As we read these verses, we come to the conclusion that the polytheists wanted to instill fear into Abraham’s heart that their gods might harm him. They urged him to desist from challenging their associates and beliefs under the pretext of caring about his safety from the revenge of the gods that could be unleashed against him. It seems that they were under the illusion that their gods could harm those who dared to resist them, as is evident from the assertions of Noah’s people, thus: “We say nothing but that (perhaps) some of our gods may have seized thee with imbecility” (11: 54).

Abraham seized this misguided notion to fight back. He made it clear to them that his relationship with God was not built as a result of needing to vent psychological pressure on belief. Rather, it came about from God’s guidance, which enlightened his heart and mind with belief, thus responding to the light coming from God’s realm.

He started the dialogue with them from the question of fear and security, leaving them without any doubt that he did not fear their gods, regardless of the power they alleged their gods had. That is, God alone is the Creator of everything and the possessor of the power therein; nothing can bring benefit or cause harm, except with His will.

He countered their argument of warning him of the harm their gods might cause him, using the same ammunition, by raising the specter of fear of God in their hearts for setting up partners to Him without warrant. He concluded by posing them the question of a sense of security, that one can protect oneself from the partners with one’s own strength, which draws on that of God, or through His power, if one cannot put up a defense. That is the source of feeling secure. Conversely, how could the polytheists enjoy security before God’s wrath and might, which none can withstand.

As a result, security was the share of the believers, who did not tamper their belief with oppression, because the sense of security had been based on sound and strong foundation.

Since that dialogue was conducted between polytheism and monotheism, it would certainly have a bearing on the present day stand-off between the forces of belief and those of unbelief and misguidance. This is particularly so, when the defeatists’ challenges are being issued to the believers to weaken their resolve in calling to the way of God and belief, under the pretext of fearing for their safety from the forces of unbelief and misguidance, which possess all the material power, whereas the believers have none of that. This, the apologists maintain, may possibly shake up the position of the believers and deal a blow to their morale, leaving them paralyzed.

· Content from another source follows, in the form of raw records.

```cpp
int pack_forests(const std::vector<const FlatForest*>& forests, ForestKind kind, const PackOptions& opt, PackedForest& out, std::string& err) {
  out = PackedForest();
  for (const FlatForest* f : forests) {
    out.forest_base.push_back((int32_t)out.roots.size());
    out.forest_ntrees.push_back((int32_t)f->trees.size());
    for (const FlatTree& t : f->trees) {
      if (t.nodes.empty()) { err = "empty tree"; return CRF_ERR_FORMAT; }
      const int32_t leaf_base = (int32_t)out.leaf_oid.size();
      out.leaf_base.push_back(leaf_base);
      out.max_depth = t.max_depth > out.max_depth ? t.max_depth : out.max_depth;
      const size_t nleaves = kind == KIND_HEADPOSE ? t.hp_leaves.size() : t.mp_leaves.size();
      out.leaf_oid.resize(leaf_base + nleaves);
      if (kind == KIND_HEADPOSE) {
        out.hp_m.resize(leaf_base + nleaves);
        for (size_t l = 0; l < nleaves; l++) {
          const HpLeaf& L = t.hp_leaves[l];
          out.leaf_oid[leaf_base + l] = L.object_id;
          float m = -1.f;
          if (L.foreground > opt.hp_min_foreground) {
            m = 0;
            for (int j = 0; j < 5; j++) m += L.labels[j] * j;
            m /= (L.nsamples * L.foreground);
            if (!(m >= 0.f)) m = __builtin_nanf("");
          }
          out.hp_m[leaf_base + l] = m;
        }
      } else {
        out.mp_leaf.resize(leaf_base + nleaves);
        out.mp_mask.resize(leaf_base + nleaves);
        for (size_t l = 0; l < nleaves; l++) {
          const MpLeaf& L = t.mp_leaves[l];
          out.leaf_oid[leaf_base + l] = L.object_id;
          DevMpLeaf d{};
          uint16_t mask = 0;
          for (int i = 0; i < kParts; i++) {
            if (L.offset[i][0] < -32768 || L.offset[i][0] > 32767 || L.offset[i][1] < -32768 || L.offset[i][1] > 32767) {
              err = "leaf offset does not fit int16"; return CRF_ERR_UNSUPPORTED;
            }
            d.off[i][0] = (int16_t)L.offset[i][0];
            d.off[i][1] = (int16_t)L.offset[i][1];
            float min_pf = opt.ffd_min_pf;
            if (i == 0 || i == 7) min_pf *= 1.5;
            if (L.foreground > opt.ffd_min_foreground && L.prob_foreground[i] > min_pf && L.variance[i] < opt.ffd_max_variance &&
                L.samples > opt.ffd_min_samples)
              mask |= (uint16_t)(1u << i);
          }
          d.weight = L.foreground;
          out.mp_leaf[leaf_base + l] = d;
          out.mp_mask[leaf_base + l] = mask;
        }
      }
      const int32_t base = (int32_t)out.slots.size();
      out.roots.push_back(base);
      std::vector<int32_t> slot_of(t.nodes.size(), -1);
      std::vector<int32_t> n_of(t.nodes.size(), 0);
      auto tag = [&](int32_t ni) {
        if (t.nodes[ni].leaf >= 0) n_of[ni] = ~(leaf_base + t.nodes[ni].leaf);
        else { n_of[ni] = (int32_t)out.slotsn.size(); out.slotsn.emplace_back(); }
      };
      tag(0);
      out.nroot.push_back(n_of[0]);
      std::deque<int32_t> q;
      out.slots.emplace_back();
      slot_of[0] = base;
      q.push_back(0);
      while (!q.empty()) {
        const int32_t ni = q.front();
        q.pop_front();
        const FlatNode& n = t.nodes[ni];
        DevSlot s{};
        if (n.leaf >= 0) {
          s.is_leaf = 1;
          s.child = leaf_base + n.leaf;
        } else {
          if (n.left < 0 || n.right < 0 || n.left >= (int32_t)t.nodes.size() || n.right >= (int32_t)t.nodes.size()) { err = "dangling child"; return CRF_ERR_FORMAT; }
          const int32_t pair = (int32_t)out.slots.size();
          out.slots.emplace_back();
          out.slots.emplace_back();
          slot_of[n.left] = pair;
          slot_of[n.right] = pair + 1;
          q.push_back(n.left);
          q.push_back(n.right);
// ... 71 lines not shown
```

Baseline: 42310.

## Repack vote leaves and compact vote emission through shared-memory owner map

New measurement: 42780 (median of 6 runs). +1.1%, better.

```diff
diff --git a/face_alignment_cvpr_2012_b200/csrc/device_forest.h b/face_alignment_cvpr_2012_b200/csrc/device_forest.h
--- a/face_alignment_cvpr_2012_b200/csrc/device_forest.h
+++ b/face_alignment_cvpr_2012_b200/csrc/device_forest.h
@@ -61,12 +61,11 @@
 static_assert(sizeof(DevSlotN) == 32, "internal-node slot is one 32-byte sector");
 constexpr int kSlotNChildBits = 22;
 
-struct alignas(16) DevMpLeaf {
-  int16_t off[kParts][2];
+struct alignas(8) DevVoteLeaf {
+  uint32_t mask;
   float weight;
-  uint32_t pad;
 };
-static_assert(sizeof(DevMpLeaf) == 48, "leaf record is three 16-byte words");
+static_assert(sizeof(DevVoteLeaf) == 8, "vote leaf record is one 64-bit load");
 
 struct PackedForest {
   std::vector<DevSlot> slots;
@@ -81,8 +80,8 @@
   std::vector<int32_t> leaf_base;
   std::vector<int32_t> leaf_oid;
   std::vector<float> hp_m;
-  std::vector<DevMpLeaf> mp_leaf;
-  std::vector<uint16_t> mp_mask;
+  std::vector<DevVoteLeaf> mp_leaf;
+  std::vector<uint32_t> mp_off;
   int max_depth = 0;
 };
 
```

This method can also be used with the waverers among the believers who have had a nervous breakdown and whose morale has collapsed under the weight of the overwhelming forces of unbelief. Thus, they have been lulled into a false sense of security, preferring to stick it out with those who have lost their way, rather than adhering to the truth in adversity.

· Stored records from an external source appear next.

# YuliangXiu/ICON

Measured on NVIDIA H100. Metric: M query-points/sec at 256^3 grid, higher is better.
Workload: dtype f32

## Files before the change

### icon_b200/csrc/common.cuh

```cuda
#pragma once
#include <cuda_runtime.h>
#include <stdint.h>
#include <stdio.h>

#include "../../include/icon_b200.h"

namespace icon {

void set_error(const char *fmt, ...);
void count_launch(int n = 1);

#define ICON_CHECK_ARG(cond, ...)                 \
    do {                                          \
        if (!(cond)) {                            \
            icon::set_error(__VA_ARGS__);         \
            return ICON_EINVAL;                   \
        }                                         \
    } while (0)

#define ICON_CUDA(expr)                                                              \
    do {                                                                             \
        cudaError_t _e = (expr);                                                     \
        if (_e != cudaSuccess) {                                                     \
            icon::set_error("%s:%d %s -> %s", __FILE__, __LINE__, #expr,             \
// ... 20 lines not shown
    return true;
}
int device_sm_count();

bool pdl_enabled();
#ifdef __CUDACC__
__device__ __forceinline__ void pdl_launch_dependents() { asm volatile("griddepcontrol.launch_dependents;" ::: "memory"); }
__device__ __forceinline__ void pdl_wait() { asm volatile("griddepcontrol.wait;" ::: "memory"); }
template <typename... KArgs, typename... Args>
static inline cudaError_t launch_pdl(void (*kernel)(KArgs...), dim3 grid, dim3 block, size_t smem, cudaStream_t stream,
                                     Args &&...args) {
    cudaLaunchConfig_t cfg = {};
    cfg.gridDim = grid; cfg.blockDim = block; cfg.dynamicSmemBytes = smem; cfg.stream = stream;
    cudaLaunchAttribute attr[1];
    attr[0].id = cudaLaunchAttributeProgrammaticStreamSerialization;
    attr[0].val.programmaticStreamSerializationAllowed = 1;
    cfg.attrs = attr; cfg.numAttrs = pdl_enabled() ? 1 : 0;
    return cudaLaunchKernelEx(&cfg, kernel, KArgs(args)...);
}

__device__ __forceinline__ void stats_add3(double *w, double s) {
    const double a = trunc(s), r = s - a;
    const double b = rint(r * 4294967296.0) * (1.0 / 4294967296.0);
    const double c = rint((r - b) * 18446744073709551616.0) * (1.0 / 18446744073709551616.0);
    if (a != 0.0) atomicAdd(w, a);
    if (b != 0.0) atomicAdd(w + 1, b);
    if (c != 0.0) atomicAdd(w + 2, c);
}
__device__ __forceinline__ void stats_add(double *st, double s1, double s2) { stats_add3(st, s1); stats_add3(st + 3, s2); }
__device__ __forceinline__ double stats_sum(const double *st) { return st[0] + (st[1] + st[2]); }
__device__ __forceinline__ double stats_sumsq(const double *st) { return st[3] + (st[4] + st[5]); }
#endif

struct Carver {
    char *base;
    size_t off;
    explicit Carver(void *p) : base((char *)p), off(0) {}
    template <typename T>
    T *take(size_t n) {
        off = align_up(off, 256);
        T *r = (T *)(base ? base + off : nullptr);
        off += n * sizeof(T);
        return r;
    }
    size_t total() const { return align_up(off, 256); }
};

constexpr int TREE_MAX_LEVELS = 17;
constexpr int RAY_GRID = 256;
constexpr int RAY_LIST_PER_FACE = 64;

constexpr int BRICK_AX = 32;
constexpr int NBRICK = BRICK_AX * BRICK_AX * BRICK_AX;
constexpr int BRICK_MAX_LEAVES = 4096;
constexpr int64_t BRICK_LIST_CAP = 1 << 24;
static inline int64_t brick_list_cap(int F) {
    const int64_t all = (int64_t)NBRICK * ((F + 3) / 4);
    return all < BRICK_LIST_CAP ? all : BRICK_LIST_CAP;
}

struct MeshHeader {
    float y0, z0, inv_cy, inv_cz;
    int ray_overflow;
    int brick_built;
    int brick_overflow;
    int pad;
};

struct FaceTree {
    float4 *tri_s;
    float4 *sph_s;
    int32_t *order;
    float4 *nodes;
    int F;
    int nlevels;
    int lvl_cnt[TREE_MAX_LEVELS];
    int lvl_off[TREE_MAX_LEVELS];
};

struct MeshView : FaceTree {
    const float4 *tri;
    const float4 *sph;
    const float4 *attr;
    const float4 *rbox;
    float *vnormals;
    unsigned long long *keys;
    int32_t *rcount;
    int32_t *roff;
    int32_t *rlist;
    MeshHeader *hdr;
    void *scan_ws;
    float4 *bxyz;
    int32_t *bperm;
    float *brec;
    int32_t *bface;
    float *bub;
    int32_t *boff;
    unsigned short *blist;
    int64_t brick_cap;
    int V;
};
size_t mesh_ws_bytes(int V, int F);
MeshView mesh_view(const void *ws, int V, int F);
void bricks_forget(const MeshView &m);

void profile_mark(int i, cudaStream_t stream);

size_t scan_ws_bytes(int64_t n);
int scan_exclusive_i32(const int32_t *in, int32_t *out, int64_t n, int64_t *d_total ,
                       void *ws, cudaStream_t stream);

}
```

### icon_b200/csrc/face_tree.cuh

```cuda
#pragma once
#include <float.h>

#include "common.cuh"
#include "geom.cuh"

namespace icon {

__device__ __forceinline__ float box_dist2(V3 p, float4 lo, float4 hi) {
    const float dx = fmaxf(fmaxf(lo.x - p.x, p.x - hi.x), 0.f);
    const float dy = fmaxf(fmaxf(lo.y - p.y, p.y - hi.y), 0.f);
    const float dz = fmaxf(fmaxf(lo.z - p.z, p.z - hi.z), 0.f);
    return fmaf(dz, dz, fmaf(dy, dy, dx * dx));
}
__device__ __forceinline__ float box_far2(V3 p, float4 lo, float4 hi) {
    const float dx = fmaxf(fabsf(lo.x - p.x), fabsf(hi.x - p.x));
    const float dy = fmaxf(fabsf(lo.y - p.y), fabsf(hi.y - p.y));
    const float dz = fmaxf(fabsf(lo.z - p.z), fabsf(hi.z - p.z));
    return fmaf(dz, dz, fmaf(dy, dy, dx * dx));
}
__device__ __forceinline__ float warp_max(float v) {
    for (int o = 16; o; o >>= 1) v = fmaxf(v, __shfl_xor_sync(0xffffffffu, v, o));
    return v;
}
__device__ __forceinline__ float warp_min(float v) {
// ... 38 lines not shown
    tri[2] = make_float4(ac.z, 0.f, 0.f, 0.f);
    *sph = make_float4(sc.x, sc.y, sc.z, sr);
    return sc;
}

__device__ __forceinline__ void write_leaf_box(const FaceTree &t, int n) {
    float4 lo = make_float4(FLT_MAX, FLT_MAX, FLT_MAX, 0.f), hi = make_float4(-FLT_MAX, -FLT_MAX, -FLT_MAX, 0.f);
    for (int k = 4 * n; k < min(4 * n + 4, t.F); ++k) {
        const Tri tr = load_tri(t.tri_s + 3 * (size_t)k);
        const V3 vs[3] = {tr.a, mk3(tr.a.x + tr.ab.x, tr.a.y + tr.ab.y, tr.a.z + tr.ab.z),
                          mk3(tr.a.x + tr.ac.x, tr.a.y + tr.ac.y, tr.a.z + tr.ac.z)};
        for (int j = 0; j < 3; ++j) {
            lo.x = fminf(lo.x, vs[j].x); hi.x = fmaxf(hi.x, vs[j].x);
            lo.y = fminf(lo.y, vs[j].y); hi.y = fmaxf(hi.y, vs[j].y);
            lo.z = fminf(lo.z, vs[j].z); hi.z = fmaxf(hi.z, vs[j].z);
        }
    }
    t.nodes[2 * (size_t)n] = lo;
    t.nodes[2 * (size_t)n + 1] = hi;
}
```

There may be a need for the approach to dialogue that Abraham (a.s.) used with his people on the question of security and insecurity, with a view to bringing the waverers back to the fold of belief. Abraham managed to revive in them the strength of belief in the Omnipotent to the exclusion of any other power. Then and now, believers are capable of standing up to the forces of defeatism and be counted. As the Quran has put it:

Men said to them: “A great army is gathering against you”: And frightened them: But it (only) increased their Faith: They said: “For us God sufficeth, and He is the best disposer of affairs.” And they returned with Grace and bounty from God: no harm ever touched them: For they followed the good pleasure of God: And God is the Lord of bounties unbounded. It is only the Evil One that suggests to you the fear of his votaries: Be ye not afraid of them, but fear Me, if ye have Faith. (3: 173-175)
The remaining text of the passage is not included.